Jokes
Category Jokes - Yo Momma
Yo momma so lazy, she thinks a two-income family is where yo daddy has two jobs. Yo momma so lazy, she's got a remote control just to operate her remote! Yo momma so lazy, she came in last place in a recent snail marathon.
Yo momma's head so small, she use a tea-bag as a pillow. Yo momma's head so small, she got her ear pierced and died.
Yo mama is so poor Yo mama so poor when I saw her kicking a can down the street, I asked her what she was doing, she said "Moving." Yo mama so poor she can't afford to pay attention! Yo mama so poor when I ring the doorbell I hear the toilet flush! Yo mama so poor when she goes to KFC, she has to lick other people's fingers! Yo mama so poor when I ring the doorbell she says,"DING!" Yo mama so poor she went to McDonald's and put a milkshake on layaway. Yo mama so poor your family ate cereal with a fork to save milk. Yo mama so poor her face is on the front of a foodstamp. Yo mama so poor she was in K-Mart with a box of Hefty bags. I said, "What ya doin'?" She said, "Buying luggage."
Yo mama so tall she tripped over a rock and hit her head on the moon. Yo mama so tall she tripped in Michigan and hit her head in Florida.
Yo mamma is so bald Yo mamma so bald even a wig wouldn't help! Yo mamma so bald you can see what's on her mind Yo mamma so bald that she took a shower and got brain-washed.

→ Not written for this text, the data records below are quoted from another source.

static int enqueue_lm(icg_ba *h, int max_num_iterations) {
    if (h->D.S.split) return enqueue_lm_split(h, max_num_iterations);
    if (!h->comm) {
        const int rc = alloc_lin_buf2(h);
        if (rc != ICG_OK) return rc;
    }
    const BaCaps &C = h->C;
    const BaDev &D = h->D;
    const int n = h->cur_windows;
    cudaStream_t s = h->stream;
    const dim3 g_vis(C.NVB - 2, n), g_cost(h->nblk_vis, n);
    static const int cam_fork = getenv("ICG_BA_CAM_FORK") ? atoi(getenv("ICG_BA_CAM_FORK")) : 0;
    auto enqueue_lin = [&](int at_cand) -> int {
        if (cam_fork == 0) {
            ICG_CUDA(cudaEventRecord(h->ev_fork, s));
            ICG_CUDA(cudaStreamWaitEvent(h->stream_cam, h->ev_fork, 0));
            ba_lin_cam<<<n, h->cam_threads, h->smem_cam, h->stream_cam>>>(C, D, at_cand);
            ICG_CUDA(cudaEventRecord(h->ev_join, h->stream_cam));
        }
        prof_mark(h, 0);
        ba_lin_vis<<<g_vis, 128, LV_SMEM, s>>>(C, D, at_cand);
        prof_mark(h, at_cand ? 3 : 1);
        if (cam_fork != 0) {
            ICG_CUDA(cudaEventRecord(h->ev_fork, s));
            ICG_CUDA(cudaStreamWaitEvent(h->stream_cam, h->ev_fork, 0));
            ba_lin_cam<<<n, h->cam_threads, h->smem_cam, h->stream_cam>>>(C, D, at_cand);
            ICG_CUDA(cudaEventRecord(h->ev_join, h->stream_cam));
        }
        if (!h->comm) {
            ICG_CUDA(cudaStreamWaitEvent(s, h->ev_join, 0));
            prof_mark(h, at_cand ? 3 : 6);
        }
        count_launch(2);
        return ICG_OK;
    };
    for (int it = 0; it <= max_num_iterations; it++) {
        if (it == 0 || h->comm) {
            const int rc = enqueue_lin(0);
            if (rc != ICG_OK) return rc;
        }
        ba_schur_dmma<<<dim3(BA_SPLIT_W, n), 256, h->smem_schur, s>>>(C, D, h->ld_schur);
        prof_mark(h, 5);
        if (h->comm) {
            ICG_CUDA(cudaStreamWaitEvent(s, h->ev_join, 0));
            prof_mark(h, 6);
            int rc = nccl_allreduce(h, D.red, (size_t) n * (2 * (size_t) C.NCA * C.NCA + 8), 0);
            if (rc != ICG_OK) return rc;
            rc = nccl_allreduce(h, D.redmax, (size_t) n, 1);
            if (rc != ICG_OK) return rc;
            ba_hsum<<<dim3(((C.NCV + 1) * (C.NCV + 1) + 255) / 256, n), 256, 0, s>>>(C, D);
            prof_mark(h, 12);
        }
        ba_solve<<<n, SOLVE_THREADS, h->smem_solve, s>>>(C, D);
        prof_mark(h, 8);
        count_launch(h->comm ? 3 : 2);
        if (it == max_num_iterations) break;
        if (h->comm) {
            ICG_CUDA(cudaEventRecord(h->ev_fork, s));
            ICG_CUDA(cudaStreamWaitEvent(h->stream_cam, h->ev_fork, 0));
            ba_cost_cam<<<n, h->cam_threads, h->smem_cam, h->stream_cam>>>(C, D, h->nblk_vis);
            ICG_CUDA(cudaEventRecord(h->ev_join, h->stream_cam));
            ba_cost<<<g_cost, 256, 0, s>>>(C, D, h->nblk_vis);
            ICG_CUDA(cudaStreamWaitEvent(s, h->ev_join, 0));
            prof_mark(h, 9);
            ba_pack2<<<(n + 127) / 128, 128, 0, s>>>(C, D, n, h->nblk_vis);
            prof_mark(h, 10);
            int rc = nccl_allreduce(h, D.red2, (size_t) n * 4, 0);
            if (rc != ICG_OK) return rc;
            count_launch(3);
        } else {
            const int rc = enqueue_lin(1);
            if (rc != ICG_OK) return rc;
        }
        ba_accept<<<n, 128, sizeof(double) * 8 * h->nblk_vis, s>>>(C, D);
        prof_mark(h, 11);
        count_launch();
    }
    ICG_CHECK_LAUNCH();
    return ICG_OK;
}

static void split_release(icg_ba *h) {
    for (int r = 0; r < 8; r++)
        if (h->ipc_opened[r]) cudaIpcCloseMemHandle(h->ipc_opened[r]), h->ipc_opened[r] = nullptr;
    if (h->xbuf) cudaFree(h->xbuf), h->xbuf = nullptr;
    if (h->D.S.redv) cudaFree(h->D.S.redv), h->D.S.redv = nullptr;
    if (h->D.S.err) cudaFree(h->D.S.err), h->D.S.err = nullptr;
    if (h->D.S.slm) cudaFree(h->D.S.slm), h->D.S.slm = nullptr;
    if (h->D.S.slm_cnt) cudaFree(h->D.S.slm_cnt), h->D.S.slm_cnt = nullptr;
    if (h->D.Sglobal) cudaFree(h->D.Sglobal), h->D.Sglobal = nullptr;
    h->D.S.split = 0;
}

Yo momma's so fat that when she got into an elevator, she exceeded the weight limit. I wonder how many it took to get her in there in the first place?

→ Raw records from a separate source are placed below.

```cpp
void TilePlan::destroy() {
    if (side) { (void)hipStreamSynchronize(side); (void)hipStreamDestroy(side); side = nullptr; }
// ... 36 lines not shown
        return run_ordered(sig, nsig, Wx, dWx, Tx, kidx, cst, cst0, sp, stream);
    default:
        set_error("na = %lld: no tile kernel can run in this mode (the executor asks usable() first)", (long long)na);
        return -1;
    }
}

TileWalkArgs TilePlan::walk_args(const void* items, const int32_t* waves, int sig, int nsig, float* Wx, float* dWx,
                                 float* Tx, const unsigned short* kidx, const void* cst, float cst0,
                                 const SsqParams& sp, unsigned short* kdump) const {
    TileWalkArgs A{};
    A.items = reinterpret_cast<const int*>(items); A.waves = reinterpret_cast<const int4*>(waves);
    A.wtab = (const float4*)wtab; A.U = (const float2*)U; A.cst = cst;
    A.Wx = (float2*)Wx; A.dWx = (float2*)dWx; A.Tx = (float2*)Tx; A.kidx = kidx; A.kdump = kdump;
    A.N = N; A.na = na; A.n1 = (int)n1; A.mmask = (int)(M - 1);
    A.lgM = 0; while (((int64_t)1 << A.lgM) < M) ++A.lgM;
    A.sig0 = sig; A.nsig = nsig; A.carry = 0; A.xcd = 0;
    A.inv_m = 1.0f / (float)M; A.theta_scale = (float)(6.283185307179586 / ((double)M * dt)); A.cst0 = cst0;
    A.counters = counters; A.gamma = sp.gamma;
    return A;
}

int TilePlan::walk_grid(int64_t ntx, int cols, int per_cu, TileWalkArgs& A) const {
    const int64_t cap = (int64_t)ncu * per_cu;
    const int64_t q = std::max<int64_t>(1, ((int64_t)1 << lgr_max2) / cols);
    const int64_t G = ntx <= cap ? ntx : std::max<int64_t>(q, cap / q * q);
    const char* ce = getenv("SSQ_DEBUG_TILE2_CARRY");
    A.carry = (!(ce && atoi(ce) == 0) && ntx > G && ntx % q == 0) ? 1 : 0;
    const char* xe = getenv("SSQ_DEBUG_TILE2_XCD");
    A.xcd = !(xe && atoi(xe) == 0) && G >= 16;
    return (int)G;
}

int64_t TilePlan::tiles_done(hipStream_t stream) {
    unsigned long long v = 0;
    if (!counters) return 0;
    if (hipStreamSynchronize(stream) != hipSuccess) return -1;
    if (hipMemcpy(&v, counters, 8, hipMemcpyDeviceToHost) != hipSuccess) return -1;
    return (int64_t)v;
}

}
```

ssqueezepy_amd/csrc/ssq_kernels.hip:

```cpp
#include "ssq_common.h"
#include <cstdlib>
#include <mutex>
#include <string>

namespace ssq {

static thread_local std::string g_last_error;

void set_error(const char* fmt, ...) {
    char buf[1024];
    va_list ap;
    va_start(ap, fmt);
    vsnprintf(buf, sizeof(buf), fmt, ap);
    va_end(ap);
    g_last_error = buf;
}

#include "ssq_point_math.inl"

template <typename T, bool CST64>
__device__ __forceinline__ void weighted_add(T& o_re, T& o_im, T c, T d, const void* cst, int64_t i) {
    if constexpr (CST64 && sizeof(T) == 4) {
        double w = ((const double*)cst)[i];
        o_re = (T)((double)o_re + (double)c * w);
// ... 604 lines not shown
        case SSQ_PAD_REPLICATE: return t < 0 ? 0 : n - 1;
        case SSQ_PAD_WRAP: { int64_t m = t % n; if (m < 0) m += n; return m; }
        default: return -1;
    }
}

template <typename T>
__global__ __launch_bounds__(256) void pad_kernel(const T* __restrict__ x, T* __restrict__ out,
                                                  int64_t n, int64_t n1, int64_t m, int padtype,
                                                  int64_t total) {
    for (int64_t t = (int64_t)blockIdx.x * blockDim.x + threadIdx.x; t < total;
         t += (int64_t)gridDim.x * blockDim.x) {
        int64_t b = t / m, p = t % m;
        int64_t s = pad_source(p - n1, n, padtype);
        out[t] = s < 0 ? T(0) : x[b * n + s];
    }
}

static inline unsigned stream_grid(int64_t total, int block = 256) {
    int64_t g = (total + block - 1) / block;
    const int64_t cap = 256 * 8 * 4;
    return (unsigned)(g < 1 ? 1 : (g > cap ? cap : g));
}

}

using namespace ssq;

extern "C" __attribute__((weak)) const char ssq_build_sha_value[] = "unknown";

extern "C" {

const char* ssq_build_sha(void) { return ssq_build_sha_value; }
int ssq_version(void) { return 107; }
const char* ssq_last_error(void) { return g_last_error.c_str(); }

int ssq_device_count(int* count) {
    SSQ_REQUIRE(count, "ssq_device_count: null pointer");
    SSQ_CHECK_HIP(hipGetDeviceCount(count));
    return 0;
}
int ssq_set_device(int device) { SSQ_CHECK_HIP(hipSetDevice(device)); return 0; }

int ssq_device_info(int device, char* name, int len, int* cus, int64_t* hbm_bytes) {
    hipDeviceProp_t prop;
    SSQ_CHECK_HIP(hipGetDeviceProperties(&prop, device));
    if (name && len > 0) { strncpy(name, prop.gcnArchName, len - 1); name[len - 1] = 0; }
    if (cus) *cus = prop.multiProcessorCount;
    if (hbm_bytes) *hbm_bytes = (int64_t)prop.totalGlobalMem;
    return 0;
}

int ssq_malloc(void** ptr, int64_t bytes) {
    SSQ_REQUIRE(ptr && bytes >= 0, "ssq_malloc: bad arguments");
    SSQ_CHECK_HIP(hipMalloc(ptr, (size_t)(bytes > 0 ? bytes : 1)));
    return 0;
}
int ssq_free(void* ptr) { SSQ_CHECK_HIP(hipFree(ptr)); return 0; }
int ssq_memcpy_h2d(void* dst, const void* src, int64_t bytes, void* stream) {
    SSQ_CHECK_HIP(hipMemcpyAsync(dst, src, (size_t)bytes, hipMemcpyHostToDevice, as_stream(stream)));
    return 0;
}
int ssq_memcpy_d2h(void* dst, const void* src, int64_t bytes, void* stream) {
    SSQ_CHECK_HIP(hipMemcpyAsync(dst, src, (size_t)bytes, hipMemcpyDeviceToHost, as_stream(stream)));
    return 0;
}
int ssq_memset(void* dst, int value, int64_t bytes, void* stream) {
// ... 151 lines not shown
```

ssqueezepy_amd/csrc/ssq_tile_fft.hip:

```cpp
#include "ssq_common.h"
#include "ssq_tiles.h"
#include "ssq_ldsfft.h"
#include <algorithm>
#include <cmath>

namespace ssq {

__global__ __launch_bounds__(256) void tile_spectra_kernel(const float2* __restrict__ xh_all,
                                                           int64_t xh_stride, int sig0,
                                                           const TileIRow* __restrict__ irows,
                                                           const float* __restrict__ tbank,
                                                           float2* __restrict__ U) {
    const TileIRow r = irows[blockIdx.y];
    const int s = blockIdx.z;
    const float2* xh = xh_all + (int64_t)(sig0 + s) * xh_stride;
    float2* u = U + r.ubase + (int64_t)s * r.sig_stride;
    const int half = r.L >> 1;
    for (int p = blockIdx.x * blockDim.x + threadIdx.x; p < r.L; p += gridDim.x * blockDim.x) {
        const int kk = p < half ? p : p - r.L;
        const int t = r.kc + kk - r.lo;
        float2 z = make_float2(0.f, 0.f);
        if (t >= 0 && t < r.K) {
            const float2 x = xh[r.lo + t];
            const float b = tbank[r.tb_off + t];
// ... 181 lines not shown
    for (int it = 0; it < PPT; ++it) {
        const int idx = tid + it * NT, q = idx & (L - 1), g = idx >> LGL;
        const int j = block * G + g;
        if (j < npairs) {
            const int jr = j % E.nrows, js = j / E.nrows;
            const TileIRow row = E.irows[jr];
            E.U[row.ubase + (int64_t)js * row.sig_stride + q] = buf[g * (L + 1) + q];
        }
    }
}

struct TileSmallArgs {
    TileFftArgs E[7];
    int first_block[8];
    int npairs[7], slot[7];
    int ncls;
};
__global__ __launch_bounds__(NT) void tilefft_small_kernel(TileSmallArgs A) {
    __shared__ c32 buf[D_POINTS + 64];
    int b = (int)blockIdx.x, c = 0;
    while (c + 1 < A.ncls && b >= A.first_block[c + 1]) ++c;
    b -= A.first_block[c];
    switch (A.slot[c]) {
        case 0: tilefft_small_body<64, 64, 8, 8, 1>(A.E[c], A.npairs[c], b, buf); break;
        case 1: tilefft_small_body<128, 32, 16, 8, 1>(A.E[c], A.npairs[c], b, buf); break;
        case 2: tilefft_small_body<256, 16, 16, 16, 1>(A.E[c], A.npairs[c], b, buf); break;
        case 3: tilefft_small_body<512, 8, 8, 8, 8>(A.E[c], A.npairs[c], b, buf); break;
        case 4: tilefft_small_body<1024, 4, 16, 8, 8>(A.E[c], A.npairs[c], b, buf); break;
        case 5: tilefft_small_body<2048, 2, 16, 16, 8>(A.E[c], A.npairs[c], b, buf); break;
        default: tilefft_small_body<4096, 1, 16, 16, 16>(A.E[c], A.npairs[c], b, buf); break;
    }
}

int TilePlan::spectra(int sig, int nsig, const void* xh_all, hipStream_t stream) {
    {
        TileSmallArgs S;
        S.ncls = 0; S.first_block[0] = 0;
        for (int want = 6; want >= 0; --want)
            for (size_t c = 0; c < cls.size() && S.ncls < 7; ++c) {
                if (cls[c].A || !cls[c].B) continue;
                int sl = 0;
                while ((64 << sl) < cls[c].L) ++sl;
                if (sl != want) continue;
                TileFftArgs& E = S.E[S.ncls];
                E.xh = (const c32*)xh_all; E.xh_stride = M / 2 + 1; E.sig0 = sig;
                E.irows = irows + cls[c].first; E.tbank = (const float*)tbank;
                E.Y = nullptr; E.U = (c32*)U;
                E.A = 0; E.B = 0; E.L = (int)cls[c].L; E.nrows = (int)cls[c].nrows; E.G2 = 0; E.inv_l = 0.f; E.nyq = 0;
                E.ftw1 = (const c32*)ftw + ftw_off[sl]; E.ftw2 = nullptr;
                const int G = D_POINTS / (int)cls[c].L, npairs = E.nrows * nsig;
                S.npairs[S.ncls] = npairs; S.slot[S.ncls] = sl;
                S.first_block[S.ncls + 1] = S.first_block[S.ncls] + (npairs + G - 1) / G;
                ++S.ncls;
            }
        if (S.ncls) {
            hipLaunchKernelGGL(tilefft_small_kernel, dim3((unsigned)S.first_block[S.ncls]), dim3(NT), 0, stream, S);
            SSQ_LAUNCH_CHECK();
        }
    }
    {
        TileFourArgs F1, F2;
        F1.ncls = 0; F1.first_block[0] = 0; F2.first_block[0] = 0;
        int64_t y_off = 0;
        for (size_t c = 0; c < cls.size() && F1.ncls < 10; ++c) {
            if (!cls[c].A) continue;
            const int k = F1.ncls;
            TileFftArgs E;
            E.xh = (const c32*)xh_all; E.xh_stride = M / 2 + 1; E.sig0 = sig;
            E.irows = irows + cls[c].first; E.tbank = (const float*)tbank;
            E.Y = (c32*)Y + y_off; E.U = (c32*)U;
            y_off += (int64_t)group * cls[c].nrows * cls[c].L;
            E.A = cls[c].A; E.B = cls[c].B; E.L = (int)cls[c].L; E.nrows = (int)cls[c].nrows;
            E.G2 = D_POINTS / E.A;
            E.inv_l = 1.0f / (float)cls[c].L; E.nyq = 0;
            int sa = 0, sb = 0;
            while ((64 << sa) < E.A) ++sa;
            while ((64 << sb) < E.B) ++sb;
            E.ftw1 = (const c32*)ftw + ftw_off[sb]; E.ftw2 = (const c32*)ftw + ftw_off[sa];
            F1.E[k] = E; F2.E[k] = E;
            F1.slot[k] = sb; F2.slot[k] = sa;
            F1.nx[k] = E.A / (D_POINTS / E.B);
            F2.nx[k] = E.B / E.G2;
            F1.first_block[k + 1] = F1.first_block[k] + F1.nx[k] * E.nrows * nsig;
            F2.first_block[k + 1] = F2.first_block[k] + F2.nx[k] * E.nrows * nsig;
            ++F1.ncls;
        }
        F2.ncls = F1.ncls;
        if (F1.ncls) {
            hipLaunchKernelGGL(tilefft_four_kernel<1>, dim3((unsigned)F1.first_block[F1.ncls]), dim3(NT), 0, stream, F1);
// ... 87 lines not shown
```

ssqueezepy_amd/csrc/ssq_tiles.h:

```cpp
#pragma once
#include "ssq_common.h"
#include "ssq_fft.h"
#include <type_traits>
#include <vector>

namespace ssq {

struct TileSeg {
    int32_t kind;
    int32_t first;
    int32_t nsteps;
    int32_t lgR;
    int32_t wtab_off;
    int32_t sig_stride;
    int32_t lmask;
    int32_t cls_base;
};
struct TileRow {
    int32_t row;
    int32_t ubase;
    int32_t kc;
    float   theta;
};
struct TileIRow {
// ... 32 lines not shown
    unsigned short* kdump;
    int64_t N, na;
    int pad0_, n1, mmask, lgM, sig0, nsig, pad1_;
    int carry;
    int xcd;
    float inv_m, theta_scale, cst0;
    unsigned long long* counters;
    double gamma;
};

struct TilePlan {
    int64_t M = 0, N = 0, n1 = 0, na = 0;
    int group = 1;
    double dt = 1.0;
    int nsegs = 0, nsteps = 0, n_irows = 0;
    int64_t u_total = 0, lmax = 0;
    int ncu = 0;
    int4* steps = nullptr;
    int2* rows = nullptr;
    TileIRow* irows = nullptr;
    void* wtab = nullptr; void* tbank = nullptr;
    void* U = nullptr;
    unsigned long long* counters = nullptr;
    void* items2 = nullptr; int32_t* wave_first2 = nullptr;
    int n_items2 = 0, cols2 = 32;
    int lgr_max2 = 0;
    bool tile2_ok = false;
    void* items3 = nullptr; int32_t* wave_first3 = nullptr;
    int n_items3 = 0;
    bool tile3_ok = false;
    int tile_kernel() const;
    int tile_cols() const;
    bool usable() const { return tile_kernel() != 0; }
    struct Cls { int64_t L, nrows, upre; int A, B, first; };
    std::vector<Cls> cls;
    std::vector<FftPlan> ffts;
    int n_irows_fft = 0, first_irow_fft = 0;
    void* Y = nullptr;
    void* ftw = nullptr;
    int64_t ftw_off[7] = {0, 0, 0, 0, 0, 0, 0};
    int64_t n_items_tile[5] = {0, 0, 0, 0, 0};
    std::vector<unsigned char> class_need;
    hipStream_t side = nullptr; hipEvent_t ev_fork = nullptr, ev_join = nullptr;

    int create(const ssq_cwt_tiles_desc& d, int64_t M, int64_t N, int64_t n1, int64_t na, int group,
               double dt, int64_t& bytes);
    void destroy();
    int spectra(int sig, int nsig, const void* xh_all, hipStream_t stream);
    int run(int sig, int nsig, float* Wx, float* dWx, float* Tx, const unsigned short* kidx,
            const void* cst, float cst0, const SsqParams& sp, hipStream_t stream, unsigned short* kdump = nullptr);
    int run_ordered(int sig, int nsig, float* Wx, float* dWx, float* Tx, const unsigned short* kidx,
                    const void* cst, float cst0, const SsqParams& sp, hipStream_t stream);
    int run_f64(int sig, int nsig, float* Wx, float* dWx, float* Tx, const unsigned short* kidx,
                const void* cst, float cst0, const SsqParams& sp, hipStream_t stream, unsigned short* kdump);
    int run_pair(int sig, int nsig, float* Wx, float* dWx, float* Tx, const unsigned short* kidx,
                 const void* cst, float cst0, const SsqParams& sp, hipStream_t stream, unsigned short* kdump);
    TileWalkArgs walk_args(const void* items, const int32_t* waves, int sig, int nsig, float* Wx, float* dWx, float* Tx,
                           const unsigned short* kidx, const void* cst, float cst0, const SsqParams& sp,
                           unsigned short* kdump) const;
    int walk_grid(int64_t ntx, int cols, int per_cu, TileWalkArgs& A) const;
    int64_t tiles_done(hipStream_t stream);
};
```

Yo mama is so hairy... ...you almost died of rugburn at birth! ...she looks like she got Buchwheat in a headlock. ...bigfoot is taking her picture! ...she wears a Nike tag on her weave so now everybody calls her Hair Jordan.
Yo mama is so nasty... ...she made speed stick slow down. ...she brings crabs to the beach. ...she made right guard turn left. ...the fishery payed her to leave. ...she has to creep up on bathwater. ...that she pours salt water down her pants to keep her crabs fresh. ...I called her to say hello, and she ended up giving me an ear infection.
Yo mama is so old Yo mama so old I told her to act her own age, and she died. Yo mama so old her social security number is 1! Yo mama so old that when she was in school there was no history class. Yo mama so old she has a picture of Moses in her yearbook. Yo mama so old her birth certificate says expired on it. Yo mama so old she knew Burger King while he was still a prince. Yo mama so old she was a waitress at the Last Supper. Yo mama so old she ran track with dinosaurs. Yo mama so old her birth certificate is in Roman numerals.
Yo mama's head so large she has to step into her shirts. Yo mama head is so big it shows up on radar. Yo mama's house is so dirty roaches ride around on dune buggies! Yo mama house so dirty she has to wipe her feet before she goes outside. Yo mama's teeth are so yellow traffic slows down when she smiles! Yo mama teeth are so yellow she spits butter. Yo mama's glasses so thick that when she looks on a map she can see people waving. Yo mama's glasses are so thick she can see into the future. Yo mama's house is so small that when she orders a large pizza she has to go outside to eat it. Yo mama's house so small you have to go outside to change your mind.
Yo Momma's life is such a failure, when I gave her a dollar she said her life was complete.
Yo Momma's feet smell so bad that her shoes committed suicide.